Я без труда нахожу дом бабушки Евдокии Ивановны, и он приятно удивляет меня своей абсолютной «кчемностью». Свежевыкрашенный, он глядит на центральную улицу белыми, очевидно на заказ сделанными пластиковыми окнами; в тщательно прополотом палисаднике рдеют обязательные для благополучия астры. Мне открывает дверь аккуратная голубоглазая бабушка, которая, с тревогой глядя на меня, повторяет, как заклинание: «Не знаю, где они! Сама, милая, все им звоню, и не отвечают — ни он, ни она, ни дочка ее. Не знаю, не знаю ничего…».
Из деревни я возвращаюсь в Магнитогорск, к дому, где живет Салима. Приезжаю немного раньше времени, назначенного мне соседом, и сижу в скверике, наблюдаю за оживленной вечерней жизнью района.
Молодежь, с ногами забравшись на лавки, пьет пиво и лузгает семечки, отчего весь сквер засыпан черно-белой шелухой. Я слышу, о чем говорят парень и девушка лет семнадцати.
— Магнитка рулит, отвечаю!
— Не, ну а че, ты бы в Челябе не остался бы — если так? Я бы осталась.
— И че б ты там делала? Ноги раздвигала? Это и здесь без проблем!
Мимо лавки с молодежью бесцельно носится туда-сюда толстая, беззаботная такса. Ее хозяйка разрывается между собакой и ребенком:
— Гриша, твою ж мать! Куда полез?! Лаки, а ну ко мне!
Через скверик — между лавочками с молодыми компаниями, сквозь группу мам с колясками — проходит молодая, но какая-то почерневшая, заметно сильно пьющая девушка. Она шагает быстро, флегматично смотрит вдаль, прижимая к себе огромного белого плюшевого зайца, испачканного коричневой краской. Никто на нее даже не оборачивается.
Вид на Магнитогорский Металлургический Комбинат. Фото: Влад Докшин / «Новая газета»
— Это город-монстр, — говорит мне про Магнитогорск психолог Наталья Костюченко, которая и сама родом отсюда. — Огромный комбинат, исторически появившийся вследствие как бы мужского такого коллективного акта, отсутствие иных перспектив, воспитание в духе «бери свое»… Это для остальной России разговоры про суровый челябинский характер — шуточки; а здесь это каждый день можно наблюдать. Если говорить про изнасилования, то в девяностые это тут даже преступлением не считалось — так, неприятный случай.
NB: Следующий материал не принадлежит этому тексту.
template <int FAST, bool ISS, bool AT>
__global__ void __launch_bounds__(MAX_THREADS, 1)
kin_rollout_tc16_kernel(const __grid_constant__ KinEnvParams PA, const __grid_constant__ KinEnvParams PF, DevPolicy pol_a, DevPolicy pol_f,
                        int has_finisher, const float* __restrict__ iq, const float* __restrict__ idq, const float* __restrict__ ipa,
                        const float* __restrict__ gq, const float* __restrict__ gpose, int n, int stride, int confirm,
                        uint32_t* __restrict__ result, unsigned long long* __restrict__ env_steps) {
    extern __shared__ __align__(1024) unsigned char smem_raw[];
    unsigned char* base = smem_raw + ((1024u - (umma::smem_u32(smem_raw) & 1023u)) & 1023u);
    Smem& S = *reinterpret_cast<Smem*>(base);
    const int tid = threadIdx.x;
    const int warp = tid >> 5;
    const int env_threads = (int)blockDim.x - (ISS ? 64 : 0);
    const int n_tiles_cta = (env_threads + TILE - 1) / TILE;
    unsigned char* tiles = base + ((sizeof(Smem) + 1023) / 1024) * 1024;
    float* snaps = reinterpret_cast<float*>(tiles + (size_t)n_tiles_cta * 2 * TILE_BYTES);

    Tile16 c;
    const int tile = tid >> 7;
    c.row = tid & (TILE - 1);
    c.n_warps = (min(TILE, env_threads - tile * TILE) + 31) >> 5;
    c.X = tiles + (size_t)tile * 2 * TILE_BYTES;
    c.H = c.X + TILE_BYTES;
    c.snap = snaps + (size_t)tile * SNAP_FLOATS * TILE + c.row;
    c.parity = 0u;
    c.arrivals = 0u;
    c.step_id = 0;
    c.stamp = &S.run_stamp[tile];

    constexpr unsigned TCOLS = AT ? 128u : 64u;
    const unsigned tmem_cols = n_tiles_cta == 1 ? TCOLS : (n_tiles_cta == 2 ? 2u * TCOLS : 4u * TCOLS);
    if (warp == 0) umma::tmem_alloc(umma::smem_u32(&S.tmem_base), tmem_cols);
    if (tid == 0) {
#pragma unroll
        for (int i = 0; i < MAX_TILES; ++i) {
            umma::mbar_init(umma::smem_u32(&S.mbar[i]), 1);
            umma::mbar_init(umma::smem_u32(&S.full[i]), (unsigned)max(1, (min(TILE, env_threads - i * TILE) + 31) >> 5));
            S.arrive[i] = 0u;
            S.run_stamp[i] = 0;
        }
        umma::fence_mbar_init();
    }
    load_weights(S, pol_a, KIN_MODE_APPROACH, tid, (int)blockDim.x);
    const bool env_thread = tid < env_threads;
    if (env_thread) {
#pragma unroll
        for (int ch = 0; ch < 8; ++ch) {
            st_chunk(c.X, c.row, ch, 0u, 0u, 0u, 0u);
            st_chunk(c.H, c.row, ch, 0u, 0u, 0u, 0u);
        }
    }
    if (env_thread && c.n_warps < 4) {
        for (int r = c.n_warps * 32 + c.row; r < TILE; r += c.n_warps * 32)
#pragma unroll
            for (int ch = 0; ch < 8; ++ch) {
                st_chunk(c.X, r, ch, 0u, 0u, 0u, 0u);
                st_chunk(c.H, r, ch, 0u, 0u, 0u, 0u);
            }
    }
    umma::fence_async_smem();
    umma::fence_before();
    __syncthreads();
    umma::fence_after();
    const unsigned tmem_base = S.tmem_base;
    c.x_lo = desc_lo(umma::smem_u32(c.X));
    c.h_lo = desc_lo(umma::smem_u32(c.H));
    c.w0_lo = desc_lo(umma::smem_u32(S.W0));
    c.w1_lo = desc_lo(umma::smem_u32(S.W1));
    c.wo_lo = desc_lo(umma::smem_u32(S.WO));
    c.wob_lo = desc_lo(umma::smem_u32(S.WOB));
    c.mbar_saddr = umma::smem_u32(&S.mbar[tile]);
    c.cnt_saddr = umma::smem_u32(&S.arrive[tile]);
    c.full_saddr = umma::smem_u32(&S.full[tile]);
    c.tmem_d = tmem_base + tile * TCOLS;
    c.tmem_row = c.tmem_d + ((unsigned)((warp & 3) * 32) << 16);
    c.h_row = c.tmem_row + 64u;
    c.x_row = c.tmem_row + 96u;
    if constexpr (AT) {
        c.x_lo = c.tmem_d + 96u;
        c.h_lo = c.tmem_d + 64u;
        if (env_thread) {
            tmem_st4(c.x_row + 20u, 0u, 0u, 0u, 0u);
            tmem_st4(c.x_row + 24u, 0u, 0u, 0u, 0u);
            tmem_st4(c.x_row + 28u, 0u, 0u, 0u, 0u);
            tmem_st_wait();
        }
    }

    if constexpr (ISS) {
        if (!env_thread) {
            const int iw = (tid - env_threads) >> 5;
            IssTile it[2];
#pragma unroll
            for (int j = 0; j < 2; ++j) {
                const int t = 2 * iw + j;
                it[j].exists = t < n_tiles_cta;
                it[j].tile = t;
                unsigned char* X = tiles + (size_t)t * 2 * TILE_BYTES;
                it[j].x_lo = desc_lo(umma::smem_u32(X));
                it[j].h_lo = desc_lo(umma::smem_u32(X + TILE_BYTES));
                it[j].tmem_d = tmem_base + t * TCOLS;
                if constexpr (AT) { it[j].x_lo = it[j].tmem_d + 96u; it[j].h_lo = it[j].tmem_d + 64u; }
                it[j].full_saddr = umma::smem_u32(&S.full[t]);
                it[j].mbar_saddr = umma::smem_u32(&S.mbar[t]);
                it[j].stamp = &S.run_stamp[t];
                it[j].parity = 0u;
                it[j].sid = 0;
            }
            issuer_phase<AT>(it[0], it[1], c.w0_lo, c.w1_lo, c.wo_lo, c.wob_lo);
            __syncthreads();
            if (has_finisher) {
                load_weights(S, pol_f, KIN_MODE_DOCK, tid, (int)blockDim.x);
                umma::fence_async_smem();
                __syncthreads();
                issuer_phase<AT>(it[0], it[1], c.w0_lo, c.w1_lo, c.wo_lo, c.wob_lo);
            }
            umma::fence_before();
            __syncthreads();
            return;
        }
    }

    const int ep = blockIdx.x * env_threads + tid;
    const bool active = ep < n;
    const int epc = active ? ep : n - 1;

    EnvRegs s;
    s.flags = 0u;
    float goal_q[NJ];
    {
        float r_iq[NJ], r_idq[NJ], r_ipa[NJ], r_gq[NJ], r_gp[6];
#pragma unroll
        for (int k = 0; k < NJ; ++k) {
            r_iq[k] = iq[(size_t)epc * NJ + k];
            r_idq[k] = idq ? idq[(size_t)epc * NJ + k] : 0.0f;
            r_ipa[k] = ipa ? ipa[(size_t)epc * NJ + k] : 0.0f;
            r_gq[k] = gq ? gq[(size_t)epc * NJ + k] : 0.0f;
        }
        if (gpose) {
#pragma unroll
            for (int k = 0; k < 6; ++k) r_gp[k] = gpose[(size_t)epc * 6 + k];
        }
        reset_core(PA, s, KIN_MODE_APPROACH, r_iq, r_idq, r_ipa, r_gq, gpose ? r_gp : nullptr, goal_q);
    }

    float min_pos = s.entry[0], min_ori = s.entry[1];
    int steps = 0, streak = 0, max_streak = 0, first_ready = -1;
    bool ready_hit = false, have_snap = false;
    int snap_step = -1;
    float last_an = 0.0f, last_dqn = 0.0f;
    StepOut so;
    prime_step_out(PA, s, so);
    bool running = active;
    while (true) {
        unsigned w[X_DYN / 2];
        float act[NJ];
        obs_pack(PA, s, so, w);
        if (!mlp16<ISS, AT>(c, w, act, running)) break;
        if (running) {
            step_core<KIN_MODE_APPROACH, false, FAST>(PA, s, act, so, nullptr);
            const float an = so.action_l2;
            steps += 1;
            min_pos = fminf(min_pos, so.pos);
            min_ori = fminf(min_ori, so.ori);
            if (ready_pred16(PA.ar_dock_coarse_ready_pos_threshold_m, PA.ar_dock_coarse_ready_ori_threshold_rad,
                             PA.ar_dock_coarse_ready_action_threshold, PA.ar_dock_coarse_ready_dq_threshold, so.pos, so.ori, an, so.dq_l2)) {
                ready_hit = true;
                if (first_ready < 0) first_ready = steps;
                streak += 1;
            } else {
                streak = 0;
            }
            max_streak = max(max_streak, streak);
            if (!have_snap && streak >= confirm) {
                have_snap = true;
                snap_step = steps;
#pragma unroll
                for (int i = 0; i < NJ; ++i) {
                    c.snap[i * TILE] = s.q[i];
                    c.snap[(NJ + i) * TILE] = s.dq[i];
                    c.snap[(2 * NJ + i) * TILE] = s.pa[i];
                }
            }
            last_an = an;
            last_dqn = so.dq_l2;
            running = !(so.done & (KIN_DONE_TERMINATED | KIN_DONE_TRUNCATED));
        }
    }
    if (active) {
        result[(size_t)KIN_RES_APPROACH_ACTION * stride + ep] = __float_as_uint(last_an);
        result[(size_t)KIN_RES_APPROACH_DQ * stride + ep] = __float_as_uint(last_dqn);
    }
    const int approach_steps = steps;
    const bool approach_success = (so.done & KIN_DONE_SUCCESS) != 0;
    const float approach_pos = so.pos, approach_ori = so.ori;
    const bool final_ready = ready_pred16(PA.ar_finisher_ready_pos_threshold_m, PA.ar_finisher_ready_ori_threshold_rad,
                                          PA.ar_finisher_ready_action_threshold, PA.ar_finisher_ready_dq_threshold, so.pos, so.ori, last_an, last_dqn);
    const int handoff_kind = final_ready ? 2 : (have_snap ? 1 : 0);
    const int handoff_step = final_ready ? steps : (have_snap ? snap_step : -1);
    bool success = approach_success;
    float final_pos = so.pos, final_ori = so.ori, final_an = last_an, final_dqn = last_dqn;
    int finisher_steps = 0;

    __syncthreads();
    if (has_finisher) {
        load_weights(S, pol_f, KIN_MODE_DOCK, tid, (int)blockDim.x);
        umma::fence_async_smem();
        __syncthreads();
        running = active && handoff_kind != 0;
        if (running) {
            float r_iq[NJ], r_idq[NJ], r_ipa[NJ], gq_out[NJ], r_gp[6];
#pragma unroll
            for (int i = 0; i < NJ; ++i) {
                r_iq[i] = (handoff_kind == 2) ? s.q[i] : c.snap[i * TILE];
                r_idq[i] = (handoff_kind == 2) ? s.dq[i] : c.snap[(NJ + i) * TILE];
                r_ipa[i] = (handoff_kind == 2) ? s.pa[i] : c.snap[(2 * NJ + i) * TILE];
            }
#pragma unroll
            for (int k = 0; k < 6; ++k) r_gp[k] = s.goal[k];
            reset_core(PF, s, KIN_MODE_DOCK, r_iq, r_idq, r_ipa, goal_q, r_gp, gq_out);
        }
        steps = 0;
        prime_step_out(PF, s, so);
        if (!running) { so.pos = final_pos; so.ori = final_ori; }
        while (true) {
            unsigned w[X_DYN / 2];
            float act[NJ];
            obs_pack(PF, s, so, w);
            if (!mlp16<ISS, AT>(c, w, act, running)) break;
            if (running) {
                float an2 = 0.0f;
#pragma unroll
                for (int i = 0; i < NJ; ++i) an2 = fmaf(act[i], act[i], an2);
                step_core<KIN_MODE_DOCK, false, FAST>(PF, s, act, so, nullptr);
                steps += 1;
                final_an = sqrt_approx(an2);
                running = !(so.done & (KIN_DONE_TERMINATED | KIN_DONE_TRUNCATED));
            }
        }
        if (active && handoff_kind != 0) {
            finisher_steps = steps;
            success = (so.done & KIN_DONE_SUCCESS) != 0;
            final_pos = so.pos; final_ori = so.ori; final_dqn = so.dq_l2;
        }
    }

    if (active) {
        auto put_u = [&](int row, uint32_t v) { result[(size_t)row * stride + ep] = v; };
        auto put_f = [&](int row, float v) { result[(size_t)row * stride + ep] = __float_as_uint(v); };
        put_u(KIN_RES_SUCCESS, success ? 1u : 0u);
        put_u(KIN_RES_FLAGS, (approach_success ? 1u : 0u) | ((ready_hit || final_ready) ? 2u : 0u) |
                                 ((max_streak >= confirm || final_ready) ? 4u : 0u) | (final_ready ? 8u : 0u) | ((uint32_t)handoff_kind << 4));
        put_u(KIN_RES_HANDOFF_STEP, (uint32_t)handoff_step);
        put_u(KIN_RES_FIRST_READY_STEP, (uint32_t)first_ready);
        put_u(KIN_RES_MAX_READY_STREAK, (uint32_t)max_streak);
        put_u(KIN_RES_STEPS, (uint32_t)approach_steps | ((uint32_t)finisher_steps << 16));
        put_f(KIN_RES_FINAL_POS, final_pos); put_f(KIN_RES_FINAL_ORI, final_ori);
        put_f(KIN_RES_APPROACH_POS, approach_pos); put_f(KIN_RES_APPROACH_ORI, approach_ori);
        put_f(KIN_RES_MIN_POS, min_pos); put_f(KIN_RES_MIN_ORI, min_ori);
        put_f(KIN_RES_FINAL_ACTION, final_an); put_f(KIN_RES_FINAL_DQ, final_dqn);
#pragma unroll
        for (int i = 0; i < NJ; ++i) put_f(KIN_RES_FINAL_Q + i, s.q[i]);
    }
    if (env_steps) {
        unsigned long long mine = active ? (unsigned long long)(approach_steps + finisher_steps) : 0ull;
#pragma unroll
        for (int off = 16; off > 0; off >>= 1) mine += __shfl_xor_sync(0xffffffffu, mine, off);
        if ((tid & 31) == 0 && mine) atomicAdd(env_steps, mine);
    }
    umma::fence_before();
    __syncthreads();
    if (warp == 0) umma::tmem_dealloc(tmem_base, tmem_cols);
}

}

(Впрочем, можно и не говорить про девяностые, а поговорить, например, про 2016. Челябинская область, по уровню преступности, находящаяся на пятом месте среди прочих регионов России, в прошлом году продемонстрировала 150-процентный прирост преступлений сексуального характера).
Вечером мне, можно сказать, повезло. Проникнув по договоренности с соседом в тамбур, я вновь безуспешно колотилась в дверь, а потом как-то рефлекторно нажала на дверную ручку — и дверь неожиданно подалась внутрь. Из темноты неосвещенной квартиры мне навстречу выступил растерянный средних лет мужчина. Абсолютно трезвый.
— Вы Игорь? — спросила я.
— Я нет, я не Игорь, — тихо ответил он. — Салимы нет. Она уехала. Я ничего больше не знаю.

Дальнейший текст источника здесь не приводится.